Pointing away from the sun
Some sail designs are naturally stable and have trouble pointing all the way to 90 degrees. Limitations on how far away from the sun a sail can point make life interesting for sail navigators.
Real sails use the torque of sunlight to steer. It would be interesting exercise to have the sail slow down the time warp and use special sail steering hardware to change attitude - slowly.
- Steering vanes
- Move the center of mass
- Thin film reflective control devices (used by IKAROS)
Real sails have massive moments of inertia, which make traditional control by reaction wheels and RCS thrusters difficult.

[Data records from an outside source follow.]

# facebookresearch/jepa

Measured on AMD Instinct MI355X. Metric: V-JEPA pretrain clips/sec (fwd+bwd+EMA), higher is better.
Workload: dtype bf16; 1 GPU; V-JEPA pretrain step ViT-L/16 16x224x224, B=24/GPU, 2 multiblock masks (vitl16.yaml); global_batch=24, per_gpu_batch=24, parallelism=dp1, hw_queues=4

## Files before the change

jepa_amd/csrc/gemm8_tn.hip:

```cpp
#include <type_traits>
#include "gemm_tile.hpp"
#include "options.hpp"

namespace {

__device__ __attribute__((aligned(256))) bf16_t g_tn_zero_row[128];

typedef __attribute__((ext_vector_type(4))) short tn_s16x4_t;
typedef __attribute__((ext_vector_type(8))) short tn_s16x8_t;

__device__ __forceinline__ bf16x8_t tn_frag(const char* p) {
  const tn_s16x4_t lo = __builtin_amdgcn_ds_read_tr16_b64_v4i16((__attribute__((address_space(3))) tn_s16x4_t*)p);
  const tn_s16x4_t hi =
      __builtin_amdgcn_ds_read_tr16_b64_v4i16((__attribute__((address_space(3))) tn_s16x4_t*)(p + 16 * 256));
  const tn_s16x8_t w = {lo[0], lo[1], lo[2], lo[3], hi[0], hi[1], hi[2], hi[3]};
  return __builtin_bit_cast(bf16x8_t, w);
}

struct TnLane {
  int row0;
  int sc8;
};

__device__ __forceinline__ void tn_issue_part(const GemmArgs& p, int q, int64_t m0, int64_t n0, int kt0, char* smem,
                                              const TnLane& tl, int wave_u) {
  const int qq = q + 1;
  const int kind = qq & 3;
  const int t = qq >> 2;
  const int64_t tok0 = (int64_t)(kt0 + t) * 64;
  char* slot = smem + ((q + 8) & 7) * LDS_PART_BYTES;
  const bool isA = (kind == 0) || (kind == 3);
  const int half = (kind == 0 || kind == 1) ? 0 : 1;
  const int64_t cbase = (isA ? m0 : n0) + half * 128;
  const int lim = (int)((isA ? p.M : p.N) - cbase - 8);
  const int rel = tl.sc8 < lim ? tl.sc8 : lim;
  const unsigned ld = (unsigned)(isA ? p.lda : p.ldb);
  const bf16_t* base = (isA ? p.A + tok0 * p.lda : p.B + tok0 * p.ldb) + cbase;
  const int64_t left = p.K - 1 - tok0;
  const int last_row = left < 63 ? (int)left : 63;
#pragma unroll
  for (int j = 0; j < 2; j++) {
    const int row = tl.row0 + 32 * j;
    const int rowc = row < last_row ? row : last_row;
    const bf16_t* src = base + (int64_t)(int)(__umul24((unsigned)rowc, ld) + rel);
    if (isA) {
      const bf16_t* zsrc = g_tn_zero_row + tl.sc8;
      src = row <= last_row ? src : zsrc;
    }
    dma16_v(src, lds_addr(slot + (j * 512 + wave_u * 64) * 16));
  }
}

struct TnFast {
  const char* base[4];
  int lim[4];
  unsigned step[2];
  unsigned row32[2];
  int tail_tile;
};
template <int KIND>
__device__ __forceinline__ void tn_issue_fast(TnFast& f, int q, char* smem, int sc8, unsigned rowoff_a, unsigned rowoff_b,
                                              int wave_u) {
  constexpr bool isA = (KIND == 0) || (KIND == 3);
  const unsigned slot = lds_addr(smem + ((q + 8) & 7) * LDS_PART_BYTES) + (unsigned)(wave_u * 64) * 16;
  const int rel = sc8 < f.lim[KIND] ? sc8 : f.lim[KIND];
  const unsigned v0 = (isA ? rowoff_a : rowoff_b) + ((unsigned)rel << 1);
  const unsigned v1 = v0 + f.row32[isA ? 0 : 1];
  dma16_sv(f.base[KIND], v0, slot);
  dma16_sv(f.base[KIND], v1, slot + 512 * 16);
  f.base[KIND] += f.step[isA ? 0 : 1];
}

#define TN_GROUP_MAX 4
struct TnGroupArgs {
  int n;
  int unit_end[TN_GROUP_MAX];
  GemmArgs g[TN_GROUP_MAX];
};
struct TnSingleArgs {
  GemmArgs g;
};

template <bool GROUPED>
__global__ __launch_bounds__(512) void gemm_tn_8phase_kernel(std::conditional_t<GROUPED, TnGroupArgs, TnSingleArgs> ga) {
  extern __shared__ __attribute__((aligned(16))) char smem[];
  const int tid = threadIdx.x, lane = tid & 63;
  const int wave_u = __builtin_amdgcn_readfirstlane(tid >> 6);
  const int wm = wave_u >> 2, wn = wave_u & 3;
  const bool late_group = wave_u >= 4;

  GemmArgs p;
  p.colpart = nullptr;
  p.lnf_rs = nullptr;
  p.lnf_c = nullptr;
  p.raster = 0;
  p.qscale = 0.f;
  p.qcols = 0;
  int logical_all;
  if constexpr (GROUPED) {
    const int l = xcd_logical(blockIdx.x, ga.unit_end[ga.n - 1]);
    int idx = 0;
#pragma unroll
    for (int i = 0; i + 1 < TN_GROUP_MAX; i++)
      if (i + 1 < ga.n && l >= ga.unit_end[i]) idx = i + 1;
    logical_all = l - (idx > 0 ? ga.unit_end[idx - 1] : 0);
    p = ga.g[idx];
  } else {
    p = ga.g;
    logical_all = xcd_logical(blockIdx.x, p.tiles_m * p.tiles_n * p.splitk);
  }
  const GemmUnit u = gemm_unit<256, 256, 64, true>(p, logical_all);
  const int64_t m0 = u.m0, n0 = u.n0;
  const int slice = u.slice, kt0 = u.kt0, nk = u.nk;
  const int last_part = 4 * nk - 2;

  f32x4_t acc[2][2][4][2];
#pragma unroll
  for (int a = 0; a < 2; a++)
#pragma unroll
    for (int b = 0; b < 2; b++)
#pragma unroll
      for (int i = 0; i < 4; i++)
#pragma unroll
        for (int j = 0; j < 2; j++) acc[a][b][i][j] = (f32x4_t){0.f, 0.f, 0.f, 0.f};
  bf16x8_t ra0[4][2], ra1[4][2], rb0[2][2], rb1[2][2];

  int a_off[4], b_off[2];
  {
    const int g = lane >> 4, jj = (lane & 15) >> 2, q4 = lane & 3;
    const int row_l = 4 * g + jj;
    const int key2 = (row_l & 7) << 1;
    const int base = row_l * 256 + (q4 & 1) * 8;
#pragma unroll
    for (int i = 0; i < 4; i++) a_off[i] = base + ((((wm * 8 + i * 2) ^ key2) | (q4 >> 1)) << 4);
#pragma unroll
    for (int j = 0; j < 2; j++) b_off[j] = base + ((((wn * 4 + j * 2) ^ key2) | (q4 >> 1)) << 4);
  }

  TnLane tl;
  tl.row0 = tid >> 4;
  tl.sc8 = ((tid & 15) ^ (((tid >> 4) & 7) << 1)) * 8;

  auto wait_landed = [&](int q) {
    wait_younger_parts<2, 3>(last_part - (q + 2));
  };
  auto mma_rd = [&](f32x4_t (&acc4)[4][2], const bf16x8_t (&rb)[2][2], const bf16x8_t (&ra)[4][2], auto nf_tag, auto&& load_frag)
                    __attribute__((always_inline)) {
    constexpr int NF = decltype(nf_tag)::value;
    __builtin_amdgcn_s_setprio(1);
#pragma unroll
    for (int ks = 0; ks < 2; ks++)
#pragma unroll
      for (int i = 0; i < 4; i++)
#pragma unroll
        for (int j = 0; j < 2; j++) {
          acc4[i][j] = __builtin_amdgcn_mfma_f32_16x16x32_bf16(rb[j][ks], ra[i][ks], acc4[i][j], 0, 0, 0);
          constexpr int dummy = 0;
          (void)dummy;
          const int m = ks * 8 + i * 2 + j;
          if constexpr (NF == 8) {
            if (m % 2 == 0) load_frag(m / 2);
          } else if constexpr (NF == 4) {
            if (m % 4 == 0) load_frag(m / 4);
          }
        }
    __builtin_amdgcn_s_setprio(0);
    if constexpr (NF == 8) {
#pragma unroll
      for (int f = 0; f < 8; f++) {
        __builtin_amdgcn_sched_group_barrier(0x008, 2, 0);
        __builtin_amdgcn_sched_group_barrier(0x100, 2, 0);
      }
    } else if constexpr (NF == 4) {
#pragma unroll
      for (int f = 0; f < 4; f++) {
        __builtin_amdgcn_sched_group_barrier(0x008, 4, 0);
        __builtin_amdgcn_sched_group_barrier(0x100, 2, 0);
      }
    }
  };
  using NF0 = std::integral_constant<int, 0>;
  using NF4 = std::integral_constant<int, 4>;
  using NF8 = std::integral_constant<int, 8>;

  TnFast fs;
  {
    const unsigned sa = (unsigned)p.lda * 128u, sb = (unsigned)p.ldb * 128u;
    fs.step[0] = sa;
    fs.step[1] = sb;
    fs.row32[0] = sa >> 1;
    fs.row32[1] = sb >> 1;
#pragma unroll
    for (int kind = 0; kind < 4; kind++) {
      const bool isA = (kind == 0) || (kind == 3);
      const int half = (kind == 0 || kind == 1) ? 0 : 1;
      const int64_t cbase = (isA ? m0 : n0) + half * 128;
      const int first = (kind == 0 || kind == 1) ? 2 : 1;
      const int64_t tok0 = (int64_t)(kt0 + first) * 64;
      fs.base[kind] = (const char*)((isA ? p.A + tok0 * p.lda : p.B + tok0 * p.ldb) + cbase);
      fs.lim[kind] = (int)((isA ? p.M : p.N) - cbase - 8);
    }
    fs.tail_tile = (p.K & 63) ? (int)((p.K + 63) / 64) - 1 - kt0 : -1;
  }
  const unsigned rowoff_a = (unsigned)tl.row0 * (unsigned)p.lda * 2u, rowoff_b = (unsigned)tl.row0 * (unsigned)p.ldb * 2u;
  auto issue_loop = [&](auto kind_tag, int q, int tile) __attribute__((always_inline)) {
    constexpr int KIND = decltype(kind_tag)::value;
    if (tile != fs.tail_tile && fs.lim[KIND] >= 0) tn_issue_fast<KIND>(fs, q, smem, tl.sc8, rowoff_a, rowoff_b, wave_u);
    else tn_issue_part(p, q, m0, n0, kt0, smem, tl, wave_u);
  };

  tn_issue_part(p, -1, m0, n0, kt0, smem, tl, wave_u);
#pragma unroll
  for (int q = 0; q < 5; q++)
    if (q <= last_part) tn_issue_part(p, q, m0, n0, kt0, smem, tl, wave_u);
  wait_landed(-1);
  section_barrier();
  if (late_group) section_barrier();
  {
    const char* slot = smem + 7 * LDS_PART_BYTES;
#pragma unroll
    for (int i = 0; i < 4; i++)
#pragma unroll
      for (int ks = 0; ks < 2; ks++) ra0[i][ks] = tn_frag(slot + a_off[i] + ks * 32 * 256);
  }
  section_barrier();
  section_barrier();

  for (int t = 0; t < nk; t++) {
#pragma unroll
    for (int ph = 0; ph < 4; ph++) {
      const int q = 4 * t + ph;
      if (ph == 0) {
        const char* slot = smem + (q & 7) * LDS_PART_BYTES;
#pragma unroll
        for (int j = 0; j < 2; j++)
#pragma unroll
          for (int ks = 0; ks < 2; ks++) rb0[j][ks] = tn_frag(slot + b_off[j] + ks * 32 * 256);
      }
      if (q + 5 <= last_part) {
        if (ph == 0) issue_loop(std::integral_constant<int, 2>{}, q + 5, t + 1);
        else if (ph == 1) issue_loop(std::integral_constant<int, 3>{}, q + 5, t + 1);
        else if (ph == 2) issue_loop(std::integral_constant<int, 0>{}, q + 5, t + 2);
        else issue_loop(std::integral_constant<int, 1>{}, q + 5, t + 2);
        wait_vmcnt<6>();
      } else {
        wait_landed(q);
      }
      section_barrier();
      const char* nslot = smem + ((q + 1) & 7) * LDS_PART_BYTES;
      if (ph == 0) {
        mma_rd(acc[0][0], rb0, ra0, NF4{}, [&](int f) { rb1[f >> 1][f & 1] = tn_frag(nslot + b_off[f >> 1] + (f & 1) * 32 * 256); });
      } else if (ph == 1) {
        mma_rd(acc[0][1], rb1, ra0, NF8{}, [&](int f) { ra1[f >> 1][f & 1] = tn_frag(nslot + a_off[f >> 1] + (f & 1) * 32 * 256); });
      } else if (ph == 2) {
        mma_rd(acc[1][1], rb1, ra1, NF8{}, [&](int f) { ra0[f >> 1][f & 1] = tn_frag(nslot + a_off[f >> 1] + (f & 1) * 32 * 256); });
      } else {
        mma_rd(acc[1][0], rb0, ra1, NF0{}, [&](int) {});
      }
      section_barrier();
    }
  }
  if (!late_group) section_barrier();

  const int elane = lane_id();
  const int efrow = elane & 15, efg = elane >> 4;
#pragma unroll
  for (int ih = 0; ih < 2; ih++)
#pragma unroll
    for (int jh = 0; jh < 2; jh++)
      gemm_epilogue<EPI_F32, 4, 2, true>(p, acc[ih][jh], m0 + ih * 128 + wm * 64, n0 + jh * 128 + wn * 32, efrow, efg,
                                         slice);
}

}
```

IKAROS spun to hold the sail flat instead of using structural booms.
Real sails don’t reflect light like a perfect, flat mirror. They are curved, with wrinkles, and sail film that absorbs and scatters light. The direction of thrust on a sail is affected by these factors. Also, a non-flat sail will still present some area to the sun at 90 degrees and produce a little thrust.
Get this plugin working with the sail to fly larger & smaller sails by scaling the surface area (square scale change).